For each sample in the unlabeled data pool $U=X_1,X_2,\dots ,X_n$, we extract features from the last convolutional layer of the CNN. The output features are denoted as $F_{\mathrm{Conv}}\left(X_i\right)\in {\mathbb{R}}^d$, where d represents the feature dimension. Here, $U_i$ denotes the feature representation of the i-th sample extracted through this layer. The feature extraction process is formalized as

$$U_i=F_{\mathrm{Conv}}\left(X_i\right).$$

(3)

3.3. Distance Measured

Euclidean distance effectively captures geometric relationships in continuous feature spaces, making it well-suited for detecting subtle differences between samples and demonstrating high sensitivity to small variations in data. In contrast, Manhattan distance is particularly effective for measuring differences in discrete or sparse feature spaces.

To ensure fair comparisons and prevent magnitude differences from skewing similarity, we first normalize feature vectors. Let $U_i$ and $U_j$ denote the original feature vectors of samples i and j, respectively. We define their normalized counterparts as

$${\tilde{U}}_i:={\displaystyle \frac{U_i}{{\parallel U_i\parallel }_2}},{\tilde{U}}_j:={\displaystyle \frac{U_j}{{\parallel U_j\parallel }_2}},$$

where ${\parallel ·\parallel }_2$ denotes the Euclidean (L2) norm.

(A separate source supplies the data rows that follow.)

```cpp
__global__ __launch_bounds__(1024, 4) void stft_binmajor_kernel(Pass1Args a, int C) {
    constexpr int ROW = 17;
    constexpr int NT = 1024;
    extern __shared__ __attribute__((aligned(16))) char smem[];
    cf* xt = reinterpret_cast<cf*>(smem);
    cf* win_l = xt + kBmFrames * kBmSlot;
    cf* tw_l = win_l + LaneTab<ROW>::size;
    cf* tw5_l = tw_l + LaneTab<ROW>::size;
    float* xn = reinterpret_cast<float*>(win_l + table_entries(ROW));

    const int tid = threadIdx.x;
    const int wave = tid >> 6, lane = tid & 63;
    const int la = tid & 15, grp = tid >> 4;
    const WorkItem wi = a.items[blockIdx.x];
    const UttDesc ud = a.utts[wi.utt];
    const int n_samp = ud.num_samples, T = ud.num_frames;
    const int Tp = (T + 3) & ~3;
    cf* out = reinterpret_cast<cf*>(ud.wave_out);
    fill_lane_tables<ROW>(win_l, tw_l, tw5_l, a.window, a.tw256, a.tw512, tid, NT);
    const cf* win_row = win_l + la * LaneTab<ROW>::lstride;
    const cf* tw_row = tw_l + la * LaneTab<ROW>::lstride;
    const cf* tw5_row = tw5_l + la * LaneTab<ROW>::lstride5;
    cf* slot = xt + grp * kBmSlot;
    const int t = wi.t0 + grp;
    const bool valid = t < wi.t1;

    const int s0 = t * a.g.hop - a.g.pad;
    __syncthreads();
    for (int c = 0; c < C; ++c) {
        cf v[16];
        load_raw(v, gptr(ud.audio) + (size_t)c * n_samp, n_samp, s0, la, valid);
        apply_window<ROW>(v, win_row);
        fft256_stage_a_pad<-1, ROW>(v, slot, tw_row, la);
        __builtin_amdgcn_wave_barrier();
        qr_stage23<ROW>(slot, xn + grp, tw5_row, la);
        __syncthreads();
        {
            const int fr = 2 * (lane & 31), half = lane >> 5;
            const int t2 = wi.t0 + fr;
            for (int f = 2 * wave + half; f < kBins; f += 2 * (NT / 64)) {
                cf v0, v1;
                if (f < 256) {
                    v0 = xt[fr * kBmSlot + f];
                    v1 = xt[(fr + 1) * kBmSlot + f];
                } else {
                    v0 = make_float2(xn[fr], 0.f);
                    v1 = make_float2(xn[fr + 1], 0.f);
                }
                cf* dst = out + ((size_t)f * C + c) * Tp + t2;
                if (t2 + 1 < wi.t1)
                    *reinterpret_cast<float4*>(dst) = make_float4(v0.x, v0.y, v1.x, v1.y);
                else if (t2 < wi.t1)
                    *dst = v0;
            }
        }
        __syncthreads();
    }
}

hipError_t launch_stft_binmajor(int C, const Pass1Args& a, int n_items, hipStream_t s) {
    const size_t lds = (size_t)kBmFrames * kBmSlot * sizeof(cf) + table_entries(17) * sizeof(cf) +
                       kBmFrames * sizeof(float);
    hipError_t e = hipFuncSetAttribute(reinterpret_cast<const void*>(stft_binmajor_kernel),
                                       hipFuncAttributeMaxDynamicSharedMemorySize, (int)lds);
    if (e != hipSuccess) return e;
    hipLaunchKernelGGL(stft_binmajor_kernel, dim3(n_items), dim3(1024), lds, s, a, C);
    return hipGetLastError();
}

template <int C, bool DUMP, bool PCM = false>
static hipError_t launch_pass1_t(const Pass1Args& a, int n_items, hipStream_t s) {
    constexpr int NF = pass1_tile_frames(C) * C;
    const size_t lds = (size_t)2 * NF * slot_entries(17) * sizeof(cf) + table_entries(17) * sizeof(cf) +
                       (64 + 32 + 16) * sizeof(float);
    auto k = stft_covar_kernel<C, DUMP, PCM>;
    hipError_t e = hipFuncSetAttribute(reinterpret_cast<const void*>(k),
                                       hipFuncAttributeMaxDynamicSharedMemorySize, (int)lds);
    if (e != hipSuccess) return e;
    hipLaunchKernelGGL(k, dim3(n_items), dim3(1024), lds, s, a);
    return hipGetLastError();
}

hipError_t launch_pass1(int C, bool dump, const Pass1Args& a, int n_items, hipStream_t s, bool pcm16) {
    if (pcm16 && dump) return hipErrorInvalidValue;
#define SETK_CASE(c)                                                \
    case c:                                                         \
        if (dump) return launch_pass1_t<c, true>(a, n_items, s);     \
        if (pcm16) return launch_pass1_t<c, false, true>(a, n_items, s); \
        return launch_pass1_t<c, false>(a, n_items, s);
    switch (C) {
        SETK_CASE(1)
        SETK_CASE(2)
        SETK_CASE(3)
        SETK_CASE(4)
        SETK_CASE(5)
        SETK_CASE(6)
        SETK_CASE(7)
        SETK_CASE(8)
    }
#undef SETK_CASE
    return hipErrorInvalidValue;
}

__global__ __launch_bounds__(320) void covar_finalize_kernel(FinalizeArgs a) {
    const int f = threadIdx.x;
    const int u = blockIdx.z;
    const int C = a.num_channels;
    const int NP = npairs(C);
    const int planes_in = 4 * NP + 2;
    const int planes_out = a.with_ry ? 6 * NP : 4 * NP;
    const int e = blockIdx.y;
    if (f >= kBinsPad) return;
    const UttDesc ud = a.utts[u];
    float* out = a.covar + ((size_t)u * planes_out + e) * kBinsPad;
    if (f >= kBins) {
        out[f] = 0.f;
        return;
    }
    const float* P = a.partials + (size_t)ud.part0 * planes_in * kBinsPad;
    const size_t slab = (size_t)planes_in * kBinsPad;
    if (e < 4 * NP) {
        const int sel = e / (2 * NP);
        float acc = 0.f, den = 0.f;
        for (int p = 0; p < ud.nparts; ++p) {
            acc += P[p * slab + (size_t)e * kBinsPad + f];
            den += P[p * slab + (size_t)(4 * NP + sel) * kBinsPad + f];
        }
        const float sc = a.num_scale / fmaxf(den, 1e-6f);
        out[f] = acc * sc;
    } else {
        const int r = e - 4 * NP;
        float acc = 0.f;
        for (int p = 0; p < ud.nparts; ++p)
            acc += P[p * slab + (size_t)r * kBinsPad + f] +
                   P[p * slab + (size_t)(2 * NP + r) * kBinsPad + f];
        const float sc = a.num_scale / fmaxf((float)ud.num_frames, 1e-6f);
        out[f] = acc * sc;
    }
}

hipError_t launch_finalize(const FinalizeArgs& a, int n_utts, hipStream_t s) {
    const int NP = npairs(a.num_channels);
    const int planes_out = a.with_ry ? 6 * NP : 4 * NP;
    dim3 grid(1, planes_out, n_utts);
    hipLaunchKernelGGL(covar_finalize_kernel, grid, dim3(320), 0, s, a);
    return hipGetLastError();
}

}
```

Baseline: 2.109 million x real time (audio seconds per wall second, all GPUs).

## Stream contiguous frame ranges per producer group to reuse overlapping STFT halves

When there is one producer set and hop is half the FFT size, each producer group now walks its own contiguous run of frames. Each frame reuses the previous frame's second half from registers and loads only a new half-frame, which halves audio loads and per-frame max work. The mask fetch stride and the frame-valid checks are changed to match the new frame-to-slot mapping. Covariance-thread state and the partial-result stores move into the consumer branch, which should lower register pressure for the producer waves. The cost is more branching, plus a frame ordering that depends on hop and tile count.

```diff
diff --git a/setk_amd/csrc/fft512.h b/setk_amd/csrc/fft512.h
--- a/setk_amd/csrc/fft512.h
+++ b/setk_amd/csrc/fft512.h
@@ -253,6 +253,48 @@
             const int lo = x[reflect_index(s + 2 * n, n_samp)];
             const int hi = x[reflect_index(s + 2 * n + 1, n_samp)];
             v[j] = (lo & 0xffff) | (hi << 16);
+        }
+    }
+}
+template <class FloatPtr>
+SETK_DEV void load_half(cf (&h)[8], FloatPtr x, int n_samp, int s, int la, bool valid) {
+    if (!valid) {
+#pragma unroll
+        for (int j = 0; j < 8; ++j) h[j] = make_float2(0.f, 0.f);
+        return;
+    }
+    const bool interior = (s >= 0) && (s + kFrame / 2 <= n_samp) && ((((uintptr_t)(x + s)) & 7) == 0);
+    if (interior) {
+        typename RawPair<FloatPtr>::ptr p = (typename RawPair<FloatPtr>::ptr)(x + s);
+#pragma unroll
+        for (int j = 0; j < 8; ++j) h[j] = RawPair<FloatPtr>::get(p, la + 16 * j);
+    } else {
+#pragma unroll
+        for (int j = 0; j < 8; ++j) {
+            const int n = la + 16 * j;
+            h[j] = make_float2(x[reflect_index(s + 2 * n, n_samp)],
+                               x[reflect_index(s + 2 * n + 1, n_samp)]);
+        }
+    }
+}
+SETK_DEV void load_half_pcm(int (&h)[8], gcshort_p x, int n_samp, int s, int la, bool valid) {
+    if (!valid) {
+#pragma unroll
+        for (int j = 0; j < 8; ++j) h[j] = 0;
+        return;
+    }
+    const bool interior = (s >= 0) && (s + kFrame / 2 <= n_samp) && ((((uintptr_t)(x + s)) & 3) == 0);
+    if (interior) {
+        gcint_p p = (gcint_p)(x + s);
+#pragma unroll
+        for (int j = 0; j < 8; ++j) h[j] = p[la + 16 * j];
+    } else {
+#pragma unroll
+        for (int j = 0; j < 8; ++j) {
+            const int n = la + 16 * j;
+            const int lo = x[reflect_index(s + 2 * n, n_samp)];
+            const int hi = x[reflect_index(s + 2 * n + 1, n_samp)];
+            h[j] = (lo & 0xffff) | (hi << 16);
         }
     }
 }
diff --git a/setk_amd/csrc/pass1.hip b/setk_amd/csrc/pass1.hip
--- a/setk_amd/csrc/pass1.hip
+++ b/setk_amd/csrc/pass1.hip
@@ -6,6 +6,8 @@
 #include <cstdlib>
 
 namespace setk {
+
+constexpr bool kRequestAtTop = true;
 
 template <int C, bool DUMP, bool PCM = false>
 __global__ __launch_bounds__(1024, 4) void stft_covar_kernel(Pass1Args a) {
@@ -36,18 +38,13 @@
     const int T = ud.num_frames;
     const bool clamp = (a.flags & 0x2) != 0;
     const bool has_mn = ud.mask_n != nullptr;
+    constexpr bool kStreams = !DUMP && NS == 1;
+    const bool streams = kStreams && a.g.hop == kNfft / 2;
+    const int n_tiles = (wi.t1 - wi.t0 + TB - 1) / TB;
 
     fill_lane_tables<ROW>(win_l, tw_l, tw5_l, a.window, a.tw256, a.tw512, tid, NT);
 
     float mx = 0.f;
-    const int ct = tid - 512;
-    const int f = ct & 255, q = (ct >> 8) & 1;
-    float dg_s[ND], dg_n[ND];
-    cf of_s[NO > 0 ? NO : 1], of_n[NO > 0 ? NO : 1];
-    float aux0 = 0.f, aux1 = 0.f;
-    const int ny_item = ct - 256;
-    const bool ny_active = !DUMP && ny_item >= 0 && ny_item < 2 * NP + 2;
-
     if (wave < 8) {
         const int la = tid & 15, grp = tid >> 4;
         const int my_set = grp / NF;
@@ -107,6 +104,87 @@
         };
 
         wg_barrier();
+        if (streams) {
+            const int my_t0 = wi.t0 + my_tt * n_tiles;
+            const int my_end = min(wi.t1, my_t0 + n_tiles);
+            typedef typename std::conditional<PCM, int, cf>::type raw_t;
+            raw_t hx[8], hy[8];
+            float ny_s = 0.f, ny_n = 0.f;
+            auto fetch_half = [&](raw_t (&h)[8], int t, bool ok) {
+                const int s = t * (kNfft / 2) - a.g.pad + kNfft / 2;
+                if constexpr (PCM) load_half_pcm(h, my_pcm, n_samp, s, la, ok);
+                else load_half(h, my_audio, n_samp, s, la, ok);
+            };
+            auto fetch_ny = [&](int t, bool ok) {
+                if (ny_lane) {
+                    ny_s = 0.f;
+                    ny_n = 0.f;
+                    if (ok) {
+                        ny_s = gptr(ud.mask_s)[(size_t)t * F + 256];
+                        if (has_mn) ny_n = gptr(ud.mask_n)[(size_t)t * F + 256];
+                    }
+                }
+            };
+            auto unpack = [&](raw_t r) {
+                if constexpr (PCM) return unpack_pcm(r);
+                else return r;
+            };
+            auto produce_s = [&](int b, int t, raw_t (&h0)[8], raw_t (&h1)[8]) {
+                cf* slot = xt0 + (b * NF + my_i) * SL;
+                const bool ok = t < my_end;
+                const float ms = ny_s, mn = ny_n;
+                cf v[16];
+#pragma unroll
+                for (int j = 0; j < 8; ++j) {
+                    v[j] = unpack(h0[j]);
+                    v[j + 8] = unpack(h1[j]);
+                }
+                auto request = [&]() {
+                    fetch_half(h0, t + 1, t + 1 < my_end);
+                    fetch_ny(t + 1, t + 1 < my_end);
+                };
+                if (kRequestAtTop) request();
+                if (!ok) {
+#pragma unroll
+                    for (int j = 0; j < 8; ++j) v[j] = make_float2(0.f, 0.f);
+                }
+#pragma unroll
+                for (int j = 8; j < 16; ++j) mx = max3_abs(mx, v[j].x, v[j].y);
+                apply_window<ROW>(v, win_row);
+                if (ny_lane) {
+                    const float s = clamp ? fminf(ms, 1.f) : ms;
+                    nym[(b * 2 + 0) * 8 + my_tt] = s;
+                    nym[(b * 2 + 1) * 8 + my_tt] = ok ? (has_mn ? mn : 1.f - s) : 0.f;
+                }
+                fft256_stage_a_pad<-1, ROW>(v, slot, tw_row, la);
+                __builtin_amdgcn_wave_barrier();
+                if (!kRequestAtTop) request();
+                qr_stage23<ROW>(slot, xn0 + b * 32 + my_i, tw5_row, la);
+            };
+            if (producer) {
+                const bool ok = my_t0 < my_end;
+                fetch_half(hx, my_t0 - 1, ok);
+                fetch_half(hy, my_t0, ok);
+                fetch_ny(my_t0, ok);
+#pragma unroll
+                for (int j = 0; j < 8; ++j) {
+                    const cf u = unpack(hx[j]);
+                    mx = max3_abs(mx, u.x, u.y);
+                }
+            }
+            int b0 = 0;
+#pragma unroll 1
+            for (int k = 0; k < n_tiles; k += 2) {
+                asm volatile("" : "+s"(b0));
+                if (producer) produce_s(b0, my_t0 + k, hx, hy);
+                wg_barrier();
+                if (k + 1 < n_tiles) {
+                    if (producer) produce_s(b0 ^ 1, my_t0 + k + 1, hy, hx);
+                    wg_barrier();
+                }
+            }
+            wg_barrier();
+        } else {
         if (producer) fetch(wi.t0 + my_set * TB);
         if (producer && my_set == 0) produce(0, wi.t0 + NS * TB);
         wg_barrier();
@@ -118,7 +196,15 @@
             if (prod) produce(buf ^ 1, tb + TB + NS * TB);
             wg_barrier();
         }
+        }
     } else {
+        const int ct = tid - 512;
+        const int f = ct & 255, q = (ct >> 8) & 1;
+        float dg_s[ND], dg_n[ND];
+        cf of_s[NO > 0 ? NO : 1], of_n[NO > 0 ? NO : 1];
+        float aux0 = 0.f, aux1 = 0.f;
+        const int ny_item = ct - 256;
+        const bool ny_active = !DUMP && ny_item >= 0 && ny_item < 2 * NP + 2;
 #pragma unroll
         for (int e = 0; e < ND; ++e) dg_s[e] = dg_n[e] = 0.f;
 #pragma unroll
@@ -139,10 +225,12 @@
                 }
         }
         float cur_s[TB], cur_n[TB], nxt_s[TB], nxt_n[TB];
-        auto fetch_masks = [&](int tb_tile, float (&ms)[TB], float (&mn)[TB]) {
+        const int fstep = streams ? n_tiles : 1;
+        const int bstep = streams ? 1 : TB;
+        auto fetch_masks = [&](int base, float (&ms)[TB], float (&mn)[TB]) {
 #pragma unroll
             for (int tt = 0; tt < TB; ++tt) {
-                const int t = tb_tile + tt;
+                const int t = base + tt * fstep;
                 float vs = 0.f, vn = 0.f;
                 if (t < wi.t1) {
                     vs = gptr(ud.mask_s)[(size_t)t * F + f];
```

Because Euclidean and Manhattan distances have different scales, directly averaging them can introduce bias. We therefore compute each distance on the normalized vectors and additionally normalize each distance by the feature dimension d to align scales before aggregation. The (per-dimension) Euclidean and Manhattan distances are then defined as

$$d_{\mathrm{E}}({\tilde{U}}_i,{\tilde{U}}_j)={\displaystyle \frac{1}{\sqrt{d}}}\sqrt{\sum _{k=1}^d{\left({\tilde{U}}_{ik}-{\tilde{U}}_{jk}\right)}^2},$$

(4)

$$d_{\mathrm{M}}({\tilde{U}}_i,{\tilde{U}}_j)={\displaystyle \frac{1}{d}}\sum _{k=1}^d\left|{\tilde{U}}_{ik}-{\tilde{U}}_{jk}\right|.$$

(5)

The combined distance metric, obtained by averaging the normalized distances in Equations (4) and (5), is expressed as

$$d_c(U_i,U_j)={\displaystyle \frac{d_{\mathrm{E}}({\tilde{U}}_i,{\tilde{U}}_j)+d_{\mathrm{M}}({\tilde{U}}_i,{\tilde{U}}_j)}{2}}.$$

(6)

3.4. Linear Data Mixing

The distance function $d_c(U_i,U_j)$ calculates the similarity between feature samples $U_i$ and $U_j$. In this step, we select n samples $X_1,X_2,\dots ,X_n$ that are most similar to sample $X_i$ for linear mixing. We denote the set of nearest neighbors of $U_i$ based on $d_c(U_i,U_j)$ as $N_i$, and employ the parameter $\lambda$ to control the degree of mixing. This process operates directly at the data level rather than on feature representations. The mixing formula is expressed as

$$\widehat{X_i}=\lambda ·X_i+(1-\lambda )·\sum _{j\in N_i}{X}_j,$$

(7)

where ${\widehat{X}}_i$ represents the mixed data sample derived from $X_i$, $N_i$ denotes the index set of the n nearest neighbors of sample $X_i$, and $\lambda$ controls the mixing weight of the original sample $X_i$. The linearly mixed sample ${\widehat{X}}_i$ is then fed into the pre-trained model for prediction:

$$P_i=f_{\theta }\left({\widehat{X}}_i\right).$$

(8)

The output of the classification model, $P_i$, is typically a vector representing the predicted logits for each class. This output is converted into a probability distribution using the softmax function:

$$\mathrm{Softmax}\left(P_i\right)=\left[{\displaystyle \frac{exp\left(P_{i1}\right)}{{\sum }_{c}exp\left(P_{ic}\right)}},\dots ,{\displaystyle \frac{exp\left(P_{iC}\right)}{{\sum }_{c}exp\left(P_{ic}\right)}}\right],$$

(9)

where C represents the number of classes and $P_{ic}$ denotes the model’s logit score for sample ${\widehat{X}}_i$ belonging to class c.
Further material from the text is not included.